▽

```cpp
__device__ __forceinline__ float wave_sum(float v) {
#pragma unroll
    for (int o = 32; o > 0; o >>= 1) v += __shfl_xor(v, o, 64);
    return v;
}
__device__ __forceinline__ float wave_max(float v) {
#pragma unroll
    for (int o = 32; o > 0; o >>= 1) v = fmaxf(v, __shfl_xor(v, o, 64));
    return v;
}

__device__ __forceinline__ float silu_f(float x) { return x / (1.0f + __expf(-x)); }
template <typename TI>
__device__ __forceinline__ float silu_epi(float x) {
    if constexpr (sizeof(TI) == 2) return x * __builtin_amdgcn_rcpf(1.0f + __expf(-x));
    else return silu_f(x);
}
__device__ __forceinline__ float gelu_erf_f(float x) { return 0.5f * x * (1.0f + erff(x * 0.70710678118654752440f)); }
template <typename TI>
__device__ __forceinline__ float gelu_epi(float x) {
    if constexpr (sizeof(TI) == 2) {
        const float z = fabsf(x) * 0.70710678118654752440f;
        const float t = __builtin_amdgcn_rcpf(fmaf(0.3275911f, z, 1.0f));
        const float poly = t * fmaf(t, fmaf(t, fmaf(t, fmaf(t, 1.061405429f, -1.453152027f), 1.421413741f), -0.284496736f), 0.254829592f);
        const float erfc_abs = poly * __expf(-z * z);
        return 0.5f * x * (x < 0.f ? erfc_abs : 2.0f - erfc_abs);
    } else {
        return gelu_erf_f(x);
    }
}
__device__ __forceinline__ float gelu_tanh_f(float x) { return 0.5f * x * (1.0f + tanhf(0.7978845608028654f * (x + 0.044715f * x * x * x))); }
__device__ __forceinline__ float sigmoid_f(float x) { return 1.0f / (1.0f + __expf(-x)); }
__device__ __forceinline__ float hardswish_f(float x) {
    float t;
    asm("v_fma_f32 %0, %1, %2, 0.5 clamp" : "=v"(t) : "v"(x), "s"(1.0f / 6.0f));
    return x * t;
}
typedef float f32x2_hs __attribute__((ext_vector_type(2)));
__device__ __forceinline__ f32x2_hs hardswish_pk(f32x2_hs x) {
    f32x2_hs t;
    const f32x2_hs c = {1.0f / 6.0f, 1.0f / 6.0f};
    asm("v_pk_fma_f32 %0, %1, %2, 0.5 op_sel_hi:[1,0,0] clamp" : "=v"(t) : "v"(x), "s"(c));
    return x * t;
}

struct Tuning {
    int graph = 0;
    int split_target = 256;
    int split_min_kt = 4;
    int split_max = 8;
    int bigtile = 3;
    int bigtile_any = 0;
    int big_m_split = -1;
    int big_m_gateup = -1;
    int gateup_ring = 2;
    int conv_persist = 3;
    int dwconv_pipe = 2;
    int conv_lean = 1;
    int bigtile_ratio_pct = 0;
    int bigtile_min_k = 0;
    int glds = 2;
    int dattn = 4;
    int rnorm = 2;
    int ghead = 2;
    int fuse_embed = 1;
    int kvprefetch = 0;
    int lmhead = 1;
    int dattn_db = 0;
    int lay_ln = 1;
    int det_head_blk = 1;
    int det_fuse = 1023;
    int det_up4 = 1;
    int fmb_chunk = 64;
    int persist = 1;
};
inline Tuning& tuning() { static Tuning t; return t; }
inline int& tuning_epoch() { static int e = 0; return e; }

inline void poison_arena(void* p, size_t bytes) {
    static const bool on = [] { const char* e = getenv("SURYA_AMD_POISON"); return e && e[0] == '1'; }();
    if (on) { (void)hipMemset(p, 0xFF, bytes); (void)hipDeviceSynchronize(); }
}

struct AttrOnce {
    size_t granted[64] = {};
    template <typename F> void ensure(F kern, size_t lds) {
        int dev = 0;
        (void)hipGetDevice(&dev);
        size_t& g = granted[dev & 63];
        if (lds > g || g == 0) {
            (void)hipFuncSetAttribute(reinterpret_cast<const void*>(kern), hipFuncAttributeMaxDynamicSharedMemorySize, (int)lds);
            g = lds > g ? lds : g;
            if (g == 0) g = 1;
        }
    }
};

static inline int cdiv(int a, int b) { return (a + b - 1) / b; }
static inline long cdivl(long a, long b) { return (a + b - 1) / b; }

}
```

### surya_amd/csrc/gemm.h

```cpp
#pragma once
#include <algorithm>
#include <cstdlib>
#include <type_traits>

#include "common.h"
#include "fastdiv.h"

namespace sa {

enum GemmEpi { EPI_BIAS = 0, EPI_RESIDUAL = 1, EPI_GELU = 2, EPI_SWIGLU = 3, EPI_HARDSWISH = 4, EPI_RELU = 5, EPI_ARGMAX = 6, EPI_ROPE = 7,
               EPI_GEGLU = 8  };

template <typename TI, typename TO>
struct GemmArgs {
    const TI* X; long ldx;
    const TI* W; long ldw;
    TO* C; long ldc;
    const TI* bias;
    const TO* R; long ldr;
    int M, N, K;
    int splitk = 1;
    float* part = nullptr;
    int swz_m = 0, swz_n = 0;
    int mgroup = 0;
// ... 1178 lines not shown
inline int gemm_cfg_id(int BM, int BN) { return (BM >= 128 && BN >= 128) ? 0 : (BM == 256 ? 1 : 2); }

template <typename TI, typename TO, int BM, int BN, int WM, int WN, int EPI, bool SPLIT = false, int GLDS = 0, bool CONV = false, int WAUX = 0>
static inline int launch_gemm_cfg(const GemmArgs<TI, TO>& a, hipStream_t s) {
    int tiles = SPLIT ? cdiv(cdiv(a.N, BN) * a.splitk, 8) * 8 * cdiv(a.M, BM) : cdiv(a.M, BM) * cdiv(a.N, BN);
    a.bn_used = BN;
    GemmArgs<TI, TO> aa = a;
    if (!SPLIT && BM >= 128 && BN >= 128) {
        const int tm = cdiv(a.M, BM), tn = cdiv(a.N, BN);
        constexpr int GRP = ((BM + BN) * 128 * (GLDS > 2 && GLDS != 8 ? GLDS : 2) > 80 * 1024) ? 32 : 64;
        if (tm * tn >= 8 * GRP) {
            aa.swz_n = cdiv(tn, cdiv(tn, 8));
            aa.swz_m = std::max(1, GRP / aa.swz_n);
            tiles = cdiv(tm * tn, 8 * GRP) * 8 * GRP;
        }
    }
    if (!SPLIT && aa.mgroup) tiles = cdiv(cdiv(a.N, BN), 8) * 8 * cdiv(a.M, BM);
    constexpr size_t out_w = ((EPI == EPI_SWIGLU || EPI == EPI_GEGLU) && !SPLIT) ? BN / 2 : BN;
    constexpr size_t out_bytes = (size_t)BM * out_w * (SPLIT ? sizeof(float) : sizeof(TO));
    constexpr size_t stage_bytes = (size_t)(BM + BN) * 128 * (GLDS > 2 && GLDS != 8 ? GLDS : 2);
    constexpr bool argmax_direct = (EPI == EPI_ARGMAX) && ((size_t)BM * BN * 4 > 160 * 1024);
    constexpr size_t lds = (argmax_direct || stage_bytes > out_bytes) ? stage_bytes : out_bytes;
    auto kern = gemm_nt_kernel<TI, TO, BM, BN, WM, WN, EPI, SPLIT, GLDS, CONV, WAUX>;
    static AttrOnce attr;
    attr.ensure(kern, lds);
    GemmProfiler& pf = gemm_profiler();
    const bool prof = pf.enabled && pf.n < GemmProfiler::POOL;
    if (prof) (void)hipEventRecord(pf.ev[2 * pf.n], s);
    hipLaunchKernelGGL(kern, dim3(tiles), dim3(64 * WM * WN), lds, s, aa);
    if (prof) {
        (void)hipEventRecord(pf.ev[2 * pf.n + 1], s);
        pf.cfg_of[pf.n] = CONV ? 3 : gemm_cfg_id(BM, BN);
        pf.flops_of[pf.n] = CONV ? 2.0 * a.M * a.N * a.cTaps * a.cCin : 2.0 * a.M * a.N * a.K;
        const double outn = (EPI == EPI_SWIGLU || EPI == EPI_GEGLU) ? a.N / 2 : (EPI == EPI_ARGMAX ? 4.0 * cdiv(a.N, BN) : a.N);
        const double xelems = CONV ? (double)a.M / std::max(1, a.cHo * a.cWo) * a.cH * a.cW * a.cCin : (double)a.M * a.K;
        pf.bytes_of[pf.n] = (xelems + (double)a.N * a.K) * sizeof(TI) + (double)a.M * outn * (SPLIT ? sizeof(TI) : sizeof(TO)) +
                            (EPI == EPI_RESIDUAL ? (double)a.M * a.N * sizeof(TO) : 0.0);
        pf.slab_of[pf.n] = SPLIT ? (double)a.splitk * a.M * a.N * 4.0 : 0.0;
        ++pf.n;
    }
    return (int)hipGetLastError();
}

template <typename TI, typename TO, int EPI, int CONV = 0>
static inline int launch_gemm_persist(const GemmArgs<TI, TO>& a, hipStream_t s) {
    constexpr int BM = 256, BN = 256, GRP = 32;
    const int tm = cdiv(a.M, BM), tn = cdiv(a.N, BN);
    GemmArgs<TI, TO> aa = a;
    a.bn_used = BN;
    aa.swz_n = cdiv(tn, cdiv(tn, 8));
    aa.swz_m = std::max(1, GRP / aa.swz_n);
    const int padded = cdiv(tm * tn, 8 * GRP) * 8 * GRP;
    static int n_cu_of[64] = {};
    int dev = 0;
    (void)hipGetDevice(&dev);
    int& n_cu = n_cu_of[dev & 63];
    if (!n_cu) {
        if (hipDeviceGetAttribute(&n_cu, hipDeviceAttributeMultiprocessorCount, dev) != hipSuccess || n_cu <= 0) n_cu = 256;
        n_cu = (n_cu / 8) * 8;
    }
    const int grid = std::min(padded, n_cu);
    constexpr size_t lds = (size_t)2 * (BM + BN) * 128 + 8 * 4096;
    auto kern = gemm_nt_p8p_kernel<TI, TO, EPI, CONV>;
    static AttrOnce attr;
    attr.ensure(kern, lds);
    GemmProfiler& pf = gemm_profiler();
    const bool prof = pf.enabled && pf.n < GemmProfiler::POOL;
    if (prof) (void)hipEventRecord(pf.ev[2 * pf.n], s);
    hipLaunchKernelGGL(kern, dim3(grid), dim3(512), lds, s, aa);
    if (prof) {
        (void)hipEventRecord(pf.ev[2 * pf.n + 1], s);
        pf.cfg_of[pf.n] = CONV ? 3 : gemm_cfg_id(BM, BN);
        pf.flops_of[pf.n] = CONV ? 2.0 * a.M * a.N * a.cTaps * a.cCin : 2.0 * a.M * a.N * a.K;
        const double outn = (EPI == EPI_SWIGLU || EPI == EPI_GEGLU) ? a.N / 2 : a.N;
        const double xelems = CONV ? (double)a.M / std::max(1, a.cHo * a.cWo) * a.cH * a.cW * a.cCin : (double)a.M * a.K;
        pf.bytes_of[pf.n] = (xelems + (double)a.N * a.K) * sizeof(TI) + (double)a.M * outn * sizeof(TO) +
                            (EPI == EPI_RESIDUAL ? (double)a.M * a.N * sizeof(TO) : 0.0);
        pf.slab_of[pf.n] = 0.0;
        ++pf.n;
    }
    return (int)hipGetLastError();
}

template <typename TI, typename TO, int EPI>
static inline int launch_gemm(const GemmArgs<TI, TO>& a, hipStream_t s) {
    if (a.M <= 0 || a.N <= 0) return SA_OK;
    {
        const int n_out = (EPI == EPI_SWIGLU || EPI == EPI_GEGLU) ? a.N / 2 : a.N;
        if (a.K % Ty<TI>::KE != 0 || a.N % 4 != 0 || n_out % (16 / (int)sizeof(TO)) != 0 || a.ldc % (16 / (int)sizeof(TO)) != 0)
            return SA_ERR_SHAPE;
    }
    if (a.M <= 256) {
        if constexpr (EPI == EPI_ARGMAX) {
            if (a.N >= 64 * 512 && tuning().lmhead && (a.K / Ty<TI>::KE) % 2 == 0 && a.N % 4 == 0) {
                if constexpr (sizeof(TI) == 2)
                    if (tuning().lmhead == 2) return launch_gemm_cfg<TI, TO, 256, 320, 4, 2, EPI, false, 2, false, 2>(a, s);
                return launch_gemm_cfg<TI, TO, 256, 320, 4, 2, EPI, false, 2>(a, s);
            }
            if (a.N >= 64 * 512) return launch_gemm_cfg<TI, TO, 128, 128, 2, 2, EPI, false, 2>(a, s);
            return launch_gemm_cfg<TI, TO, 64, 64, 2, 2, EPI, false, 2>(a, s);
        }
        if (a.M > 128) {
            if (a.N >= 64 * 512) return launch_gemm_cfg<TI, TO, 128, 128, 2, 2, EPI, false, 2>(a, s);
            if constexpr (EPI == EPI_SWIGLU && sizeof(TI) == 2) {
                if (tuning().gateup_ring == 3) return launch_gemm_cfg<TI, TO, 64, 64, 2, 2, EPI, false, 3>(a, s);
                if (tuning().gateup_ring == 4) return launch_gemm_cfg<TI, TO, 64, 64, 2, 2, EPI, false, 4>(a, s);
            }
            return launch_gemm_cfg<TI, TO, 64, 64, 2, 2, EPI, false, 2>(a, s);
        }
        if (a.M > 64) {
            if (a.N >= 64 * 128) return launch_gemm_cfg<TI, TO, 128, 64, 4, 1, EPI>(a, s);
            return launch_gemm_cfg<TI, TO, 128, 32, 4, 1, EPI>(a, s);
        }
        if (a.N >= 64 * 128) return launch_gemm_cfg<TI, TO, 64, 64, 2, 2, EPI>(a, s);
        return launch_gemm_cfg<TI, TO, 64, 32, 2, 1, EPI>(a, s);
    }
    if constexpr (EPI == EPI_ARGMAX) {
        if (a.N >= 64 * 512 && tuning().lmhead && (a.K / Ty<TI>::KE) % 2 == 0 && a.N % 4 == 0) {
            GemmArgs<TI, TO> g = a;
            g.mgroup = 1;
            int rc;
            if constexpr (sizeof(TI) == 2) {
                if (tuning().lmhead == 2) { rc = launch_gemm_cfg<TI, TO, 256, 320, 4, 2, EPI, false, 2, false, 2>(g, s); a.bn_used = g.bn_used; return rc; }
            }
            rc = launch_gemm_cfg<TI, TO, 256, 320, 4, 2, EPI, false, 2>(g, s);
            a.bn_used = g.bn_used;
            return rc;
        }
    }
    if constexpr (EPI == EPI_SWIGLU && sizeof(TI) == 2 && sizeof(TO) == 2) {
        const int mode = tuning().big_m_gateup;
        const int rb = cdiv(a.M, 256), t256 = rb * cdiv(a.N, 256);
        const int pick = mode >= 0 ? mode : ((rb >= 4 && t256 >= 160 && t256 < 256) ? 2 : 0);
        if (pick && (a.K / Ty<TI>::KE) % 2 == 0 && a.K / Ty<TI>::KE >= 4 && a.N % 8 == 0) {
            if (pick == 1) return launch_gemm_persist<TI, TO, EPI>(a, s);
            return launch_gemm_cfg<TI, TO, 256, 256, 4, 2, EPI, false, 8>(a, s);
        }
    }
    if (a.N <= 64 && a.M >= 128 * 256) return launch_gemm_cfg<TI, TO, 128, 64, 4, 1, EPI>(a, s);
    const long big = (long)cdiv(a.M, 128) * cdiv(a.N, 128);
    const int glds = tuning().glds;
    if constexpr (sizeof(TO) == 2) {
        const int bigtile = tuning().bigtile;
        const long t256 = (long)cdiv(a.M, 256) * cdiv(a.N, 256);
        const double ratio256 = tuning().bigtile_ratio_pct > 0 ? tuning().bigtile_ratio_pct / 100.0
                                                                : ((bigtile == 3 && sizeof(TI) == 2) ? 1.4 : 1.17);
        const double cost256 = (double)cdivl(t256, 256) * 256 * 4 / ratio256, cost128 = (double)cdivl(big, 512) * 512;
        if (bigtile && a.K >= tuning().bigtile_min_k && ((t256 >= 256 && cost256 <= cost128) || tuning().bigtile_any)) {
            if constexpr (EPI != EPI_ARGMAX) {
                const int nk = a.K / Ty<TI>::KE;
                if constexpr (sizeof(TI) == 2)
                    if (tuning().persist && nk >= 4 && nk % 2 == 0 && a.N % 8 == 0) return launch_gemm_persist<TI, TO, EPI>(a, s);
            }
            if constexpr (sizeof(TI) == 2 && EPI != EPI_ARGMAX) {
                if (bigtile == 2) return launch_gemm_cfg<TI, TO, 256, 256, 2, 2, EPI, false, 2>(a, s);
                if (bigtile == 3 && (a.K / Ty<TI>::KE) % 2 == 0) return launch_gemm_cfg<TI, TO, 256, 256, 4, 2, EPI, false, 8>(a, s);
            }
            return launch_gemm_cfg<TI, TO, 256, 256, 4, 2, EPI, false, 2>(a, s);
        }
    }
    if (big >= 256) {
        if (glds == 2) return launch_gemm_cfg<TI, TO, 128, 128, 2, 2, EPI, false, 2>(a, s);
        if (glds == 3) return launch_gemm_cfg<TI, TO, 128, 128, 2, 2, EPI, false, 3>(a, s);
        return launch_gemm_cfg<TI, TO, 128, 128, 2, 2, EPI>(a, s);
    }
    return launch_gemm_cfg<TI, TO, 64, 64, 2, 2, EPI>(a, s);
}
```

△

Read through the material above, and whenever a line contains "bool", copy it.

* [FINISHED TASK]:
    static const bool on = [] { const char* e = getenv("SURYA_AMD_POISON"); return e && e[0] == '1'; }();
template <typename TI, typename TO, int BM, int BN, int WM, int WN, int EPI, bool SPLIT = false, int GLDS = 0, bool CONV = false, int WAUX = 0>
    constexpr bool argmax_direct = (EPI == EPI_ARGMAX) && ((size_t)BM * BN * 4 > 160 * 1024);
    const bool prof = pf.enabled && pf.n < GemmProfiler::POOL;
    const bool prof = pf.enabled && pf.n < GemmProfiler::POOL;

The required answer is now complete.